# Advice...having trouble keeping board straight on heel edge



## Guest (Jan 11, 2008)

Excellent advice. Thank you very much.

I will check my shoulders and in looking back at last night I think I may be twisting my upper body to face forward. This may be the cause of me steering to the left a lot when on my heels. 

Other times if I were to reduce my edge angle I feel like I'm close to riding flat and worried I would eventually catch an edge (so I tend to ride the edge harder...which now makes me realize what I'm probably steering hard to the left again). Seems like I just need to get out of that concern of thinking I'm riding flat when I reduce edge angle. Did that make sense?:dunno:

Thanks again


----------



## lisevolution (Sep 20, 2007)

It's ok to ride flat based once in a while also... you just have to be able to get to the edges quickly if you need to.
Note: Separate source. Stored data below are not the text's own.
template <int PPT, int K, int CH, int NT, bool RELOAD, bool NORM = false, bool PRELOADED = false>
__device__ __forceinline__ void mean_field_lean(unsigned char *smem, const FusedLayout &lay, const int (&V)[K], int N, int &t,
                                                PointRegs<PPT, K> &pr, ChainLane &cl, const float (&alpha)[K],
                                                const float (&wk)[K], const LeanSrc &src, int n_iter, float relax, float omr, Instr &ins)
{
    constexpr int D1 = kD1;
    constexpr int KF = K - 1;
    const int wave_base = __builtin_amdgcn_readfirstlane(t & ~63);
    (void)wave_base;
#define LEAN_FRESH_T()                                                                                               \
    do {                                                                                                             \
        int z_ = 0;                                                                                                  \
        asm volatile("" : "+v"(z_));                                                                                 \
        t = wave_base + (int)__builtin_amdgcn_mbcnt_hi(~0u, __builtin_amdgcn_mbcnt_lo(~0u, (unsigned)z_));          \
    } while (0)
    auto load_weights = [&]() {
        if (!RELOAD) return;
#pragma unroll
        for (int s = 0; s < PPT; ++s) {
            const int i = t + s * NT;
            if (!NORM) {
                typedef unsigned lean_u2 __attribute__((ext_vector_type(2)));
                const lean_u2 u = __builtin_amdgcn_raw_buffer_load_b64(src.unary, i * 8, src.off_unary, 0);
                pr.un[s] = make_float2(__uint_as_float(u.x), __uint_as_float(u.y));
            }
#pragma unroll
            for (int k = 0; k < K; ++k) {
                const lean_u3 b = __builtin_amdgcn_raw_buffer_load_b96(src.bary[k], i * (D1 * 4), src.off_bary[k], 0);
                pr.bary[s][k][0] = __uint_as_float(b.x);
                pr.bary[s][k][1] = __uint_as_float(b.y);
                pr.bary[s][k][2] = __uint_as_float(b.z);
                if (!NORM) pr.wn[s][k] = __uint_as_float(__builtin_amdgcn_raw_buffer_load_b32(src.norm[k], i * 4, src.off_norm[k], 0));
            }
        }
        if (NORM) return;
#pragma unroll
        for (int s = 0; s < PPT; ++s)
#pragma unroll
            for (int k = 0; k < K; ++k) pr.wn[s][k] = wk[k] * pr.wn[s][k];
    };
    auto phase_P = [&](int k) {
#pragma unroll
        for (int s = 0; s < PPT; ++s)
            if (t + s * NT < N) point_products_lean<PPT, K, CH>(lay, pr, s, k);
        if (chain_k<CH>(lay, k)) chain_pads_lean(smem, cl, t);
    };
    auto phase_S = [&](int k) {
        float *val = reinterpret_cast<float *>(smem + lay.val[k][0]);
        if (chain_k<CH>(lay, k)) {
            const int npairs = 1 + ((max(V[k] - kChainTop, 0) + 63) >> 6);
            if (__builtin_expect((t >> 7) < npairs, 1)) {
                FL_PSTAMP();
                if ((t >> 7) == 0) __builtin_amdgcn_s_setprio(3);
                asm volatile("" : "+v"(cl.a), "+v"(cl.b));
                if (__builtin_expect((cl.b >> 16) != 0, 1) && !LEAN_SKIP(2)) {
                    const unsigned row_addr = cl.a & 0x3ffffu, row_end = row_addr + (cl.b & 0x1fffu) * 16u;
                    const unsigned m = (unsigned)__builtin_amdgcn_readfirstlane((int)(cl.a >> 18));
                    const float acc = (t >> 7) == 0 ? chain_rows_keep(row_addr, row_end, (((m + 1u) >> 1) + 3u) >> 2, cl.a, cl.b)
                                                      : chain_rows_sel(row_addr, (int)((cl.b & 0x1fffu) * 16u), (m + 7u) >> 3, cl.a, cl.b);
                    val[cl.b >> 16] = acc;
                }
                LEAN_FRESH_T();
                if ((t >> 7) == 0) __builtin_amdgcn_s_setprio(0);
                FL_PSTAMP();
            }
            return;
        }
        if (LEAN_SKIP(32)) return;
        const float2 *pl = reinterpret_cast<const float2 *>(smem + lay.prod[k]);
        const float2 *zero = reinterpret_cast<const float2 *>(smem + lay.zero);
        const unsigned short *row = reinterpret_cast<const unsigned short *>(smem + lay.row[k]);
        constexpr int RS = (K == 2 && CH == 0) ? 1 : lean_rounds(NT);
        for (int base = 0; base < lean_rounds(NT); base += RS) {
            int p0[RS], pe[RS];
#pragma unroll
            for (int r = 0; r < RS; ++r) {
                const int v = t + (base + r) * NT;
                p0[r] = pe[r] = 0;
                if (v < V[k]) { p0[r] = row[v]; pe[r] = row[v + 1]; }
            }
            float2 x[RS][8];
#pragma unroll
            for (int r = 0; r < RS; ++r) {
                const unsigned base = (unsigned)lay.prod[k] + 8u * (unsigned)p0[r];
                const int n = pe[r] - p0[r];
#pragma unroll
                for (int u = 0; u < 8; ++u) x[r][u] = lds_f2(((u < n) ? base : 0u) + 8u * u);
            }
#pragma unroll
            for (int r = 0; r < RS; ++r) {
                const int v = t + (base + r) * NT;
                float a0 = 0.0f, a1 = 0.0f;
#pragma unroll
                for (int u = 0; u < 8; ++u) { a0 += x[r][u].x; a1 += x[r][u].y; }
                for (int p = p0[r] + 8; p < pe[r] && !LEAN_SKIP(16); p += 8) {
                    float2 y[8];
#pragma unroll
                    for (int u = 0; u < 8; ++u) y[u] = *((p + u < pe[r]) ? pl + p + u : zero);
#pragma unroll
                    for (int u = 0; u < 8; ++u) { a0 += y[u].x; a1 += y[u].y; }
                }
                if (v < V[k]) reinterpret_cast<float2 *>(val)[v + 1] = make_float2(a0, a1);
            }
        }
        (void)V;
    };
    constexpr int R = lean_rounds(NT);
    constexpr int OVL_K = (K == 2 && CH == 1) ? 1 : K;
    auto load_nbr = [&](unsigned (&w)[OVL_K][D1][R]) {
#pragma unroll
        for (int k = 0; k < K; ++k) {
#pragma unroll
            for (int j = 0; j < D1; ++j) {
#pragma unroll
                for (int r = 0; r < R; ++r) {
                    w[k][j][r] = 0;
                    if (!(CH == 1 && k == 0) && (r == 0 || r * NT < V[k]))
                        w[k][j][r] = __builtin_amdgcn_raw_buffer_load_b32(src.nbr[k], (t + r * NT) * 4, src.off_nbr[k] + j * src.nbr_axis_bytes[k], 0);
                }
            }
        }
    };
    auto blur_pass = [&](int j, const unsigned (&w)[OVL_K][D1][R]) {
#pragma unroll
        for (int k = 0; k < K; ++k) {
            const float2 *src_v = reinterpret_cast<const float2 *>(smem + lay.val[k][j & 1]);
            float2 *dst = reinterpret_cast<float2 *>(smem + lay.val[k][(j & 1) ^ 1]);
            const bool in_lds = CH == 1 && k == 0;
            const unsigned *lds = reinterpret_cast<const unsigned *>(smem + (in_lds ? lay.nbr[k] : 0)) + j * V[k];
#pragma unroll
            for (int r = 0; r < (in_lds ? 1 : R); ++r) {
                const int v = t + r * NT;
                if (v < V[k]) {
                    const unsigned n = in_lds ? lds[v] : w[k][j][r];
                    const float2 o = src_v[v + 1], x = src_v[n & 0xffffu], y = src_v[n >> 16];
                    float2 u;
                    u.x = o.x + 0.5f * (x.x + y.x);
                    u.y = o.y + 0.5f * (x.y + y.y);
                    dst[v + 1] = u;
                }
            }
        }
    };
    constexpr bool OVL = K == 2 && CH == 1;
    constexpr int NA0 = NT - 128, RA = 4;
    constexpr int NB = NT - 64, RB = 3;
    auto load_nbr_ovl = [&](unsigned (&wa)[RA], unsigned (&wb)[2][RB]) {
#pragma unroll
        for (int r = 0; r < RA; ++r) {
            wa[r] = 0;
            if ((r == 0 || r * NA0 < V[K - 1]) && !LEAN_SKIP(512))
                wa[r] = __builtin_amdgcn_raw_buffer_load_b32(src.nbr[K - 1], (t - 128 + r * NA0) * 4, src.off_nbr[K - 1], 0);
        }
#pragma unroll
        for (int j = 1; j < D1; ++j) {
#pragma unroll
            for (int r = 0; r < RB; ++r) {
                wb[j - 1][r] = 0;
                if ((r == 0 || r * NB < V[K - 1]) && !LEAN_SKIP(512))
                    wb[j - 1][r] = __builtin_amdgcn_raw_buffer_load_b32(src.nbr[K - 1], (t + r * NB) * 4, src.off_nbr[K - 1] + j * src.nbr_axis_bytes[K - 1], 0);
            }
        }
    };
    auto blur_vertex = [&](const float2 *src_v, float2 *dst, int v, unsigned n) {
        if (LEAN_SKIP(64)) return;
        const float2 o = src_v[v + 1], x = src_v[n & 0xffffu], y = src_v[n >> 16];
        float2 u;
        u.x = o.x + 0.5f * (x.x + y.x);
        u.y = o.y + 0.5f * (x.y + y.y);
        dst[v + 1] = u;
    };
    auto blur_big = [&](int j, int lane, int stride, int rounds, const unsigned *w) {
        constexpr int k = K - 1;
        const float2 *src_v = reinterpret_cast<const float2 *>(smem + lay.val[k][j & 1]);
        float2 *dst = reinterpret_cast<float2 *>(smem + lay.val[k][(j & 1) ^ 1]);
#pragma unroll
        for (int r = 0; r < RA; ++r) {
            if (r < rounds) {
                const int v = lane + r * stride;
                if (v < V[k]) blur_vertex(src_v, dst, v, w[r]);
            }
        }
    };
    auto blur_small = [&](int lane, int j_lo, int j_hi) {
        const unsigned *tbl = reinterpret_cast<const unsigned *>(smem + lay.nbr[0]);
#pragma unroll
        for (int j = 0; j < D1; ++j) {
            if (j < j_lo || j >= j_hi) continue;
            const float2 *src_v = reinterpret_cast<const float2 *>(smem + lay.val[0][j & 1]);
            float2 *dst = reinterpret_cast<float2 *>(smem + lay.val[0][(j & 1) ^ 1]);
            for (int v = lane; v < V[0]; v += 64) blur_vertex(src_v, dst, v, tbl[j * V[0] + v]);
            asm volatile("s_waitcnt lgkmcnt(0)" ::: "memory");
            __builtin_amdgcn_wave_barrier();
        }
    };
    auto point_update = [&](int s) {
        if constexpr (NORM) {
#pragma unroll
            for (int k = 0; k < K; ++k) {
                const float v = slice_point_lean(pr, s, k, alpha[k]).x;
                const float nrm = 1.0f / (v + 1e-20f);
                if (RELOAD) __builtin_amdgcn_raw_buffer_store_b32(__float_as_uint(nrm), src.norm[k], (t + s * NT) * 4, src.off_norm[k], 0);
                else pr.wn[s][k] = wk[k] * nrm;
            }
            return;
        }
        float nx[2] = {-pr.un[s].x, -pr.un[s].y};
#pragma unroll
        for (int k = 0; k < K; ++k) {
            const float2 t = slice_point_lean(pr, s, k, alpha[k]);
            nx[0] += pr.wn[s][k] * t.x;
            nx[1] += pr.wn[s][k] * t.y;
        }
        pr.q[s] = softmax2(nx[0], nx[1], pr.q[s], relax, omr);
    };

    if (n_iter <= 0) return;
    if (!PRELOADED) load_weights();
#pragma unroll
    for (int s = 0; s < PPT; ++s)
        if (t + s * NT < N) point_products_lean<PPT, K, CH>(lay, pr, s, KF);
    if (chain_k<CH>(lay, KF)) chain_pads_lean(smem, cl, t);
    for (int it = 0; it < n_iter; ++it) {
        LEAN_FRESH_T();
        if (RELOAD) opaque_ids(pr);
        else opaque(pr);
        unsigned w[OVL ? 1 : K][D1][R];
        unsigned wa[RA], wb[2][RB];
        if constexpr (OVL) load_nbr_ovl(wa, wb);
        else load_nbr(w);
        __syncthreads();
        FL_STAMP();
        phase_S(KF);
#pragma unroll
        for (int k = KF - 1; k >= 0; --k) {
            __syncthreads();
            opaque_ids(pr);
            phase_P(k);
            __syncthreads();
            phase_S(k);
        }
        if constexpr (OVL) {
            if (t >= 128) blur_big(0, t - 128, NA0, RA, wa);
            __syncthreads();
            FL_STAMP();
            LEAN_FRESH_T();
            if (t >= NB) blur_small(t - NB, 0, 2);
            else blur_big(1, t, NB, RB, wb[0]);
            __syncthreads();
            if (!NORM && !LEAN_SKIP(256)) load_weights();
            if (t < NB) blur_big(2, t, NB, RB, wb[1]);
            else blur_small(t - NB, 2, D1);
            __syncthreads();
        } else {
            __syncthreads();
            FL_STAMP();
            LEAN_FRESH_T();
            blur_pass(0, w);
            __syncthreads();
            blur_pass(1, w);
            __syncthreads();
            if (!NORM && !LEAN_SKIP(256)) load_weights();
            blur_pass(2, w);
            __syncthreads();
        }
        FL_STAMP();
        LEAN_FRESH_T();
        opaque_ids(pr);
        const bool more = it + 1 < n_iter;
#pragma unroll
        for (int s = 0; s < PPT; ++s) {
            if (t + s * NT < N && !LEAN_SKIP(128)) {
                point_update(s);
                if (more) point_products_lean<PPT, K, CH>(lay, pr, s, KF);
            }
        }
        FL_STAMP();
    }
}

People get a little concerned riding flat based due to the board wandering a bit under you but if you're confident enough in your turning/stopping ability don't stress and enjoy the extra speed you'll get from the flat bottom


----------



## Guest (Jan 11, 2008)

Awesome Thanks. Time to work out the rustiness...


----------



## Guest (Jan 12, 2008)

Thanks all for the inputs.

I stood on my board again today (not in snow but in the living room) and feel like the 18/3 settings are not as comfortable. It for some reason causes me to have a more difficult time bending my knees. When I do bend my knees they tend to bend to the left and my upper body wants to follow. I played with a duck setting and it's a lot more comfortable (at least on land..haha). I'm able to bend my knees and naturally square my shoulders to remain parallel with the board. Next week I'll hit the slopes again and give the duck stance a shot. Many of my friends ride duck instead of forward.


----------



## Guest (Jan 12, 2008)

Snowolf -
Yep go your PM. Great info as always. Thanks and I know it will help a lot!


----------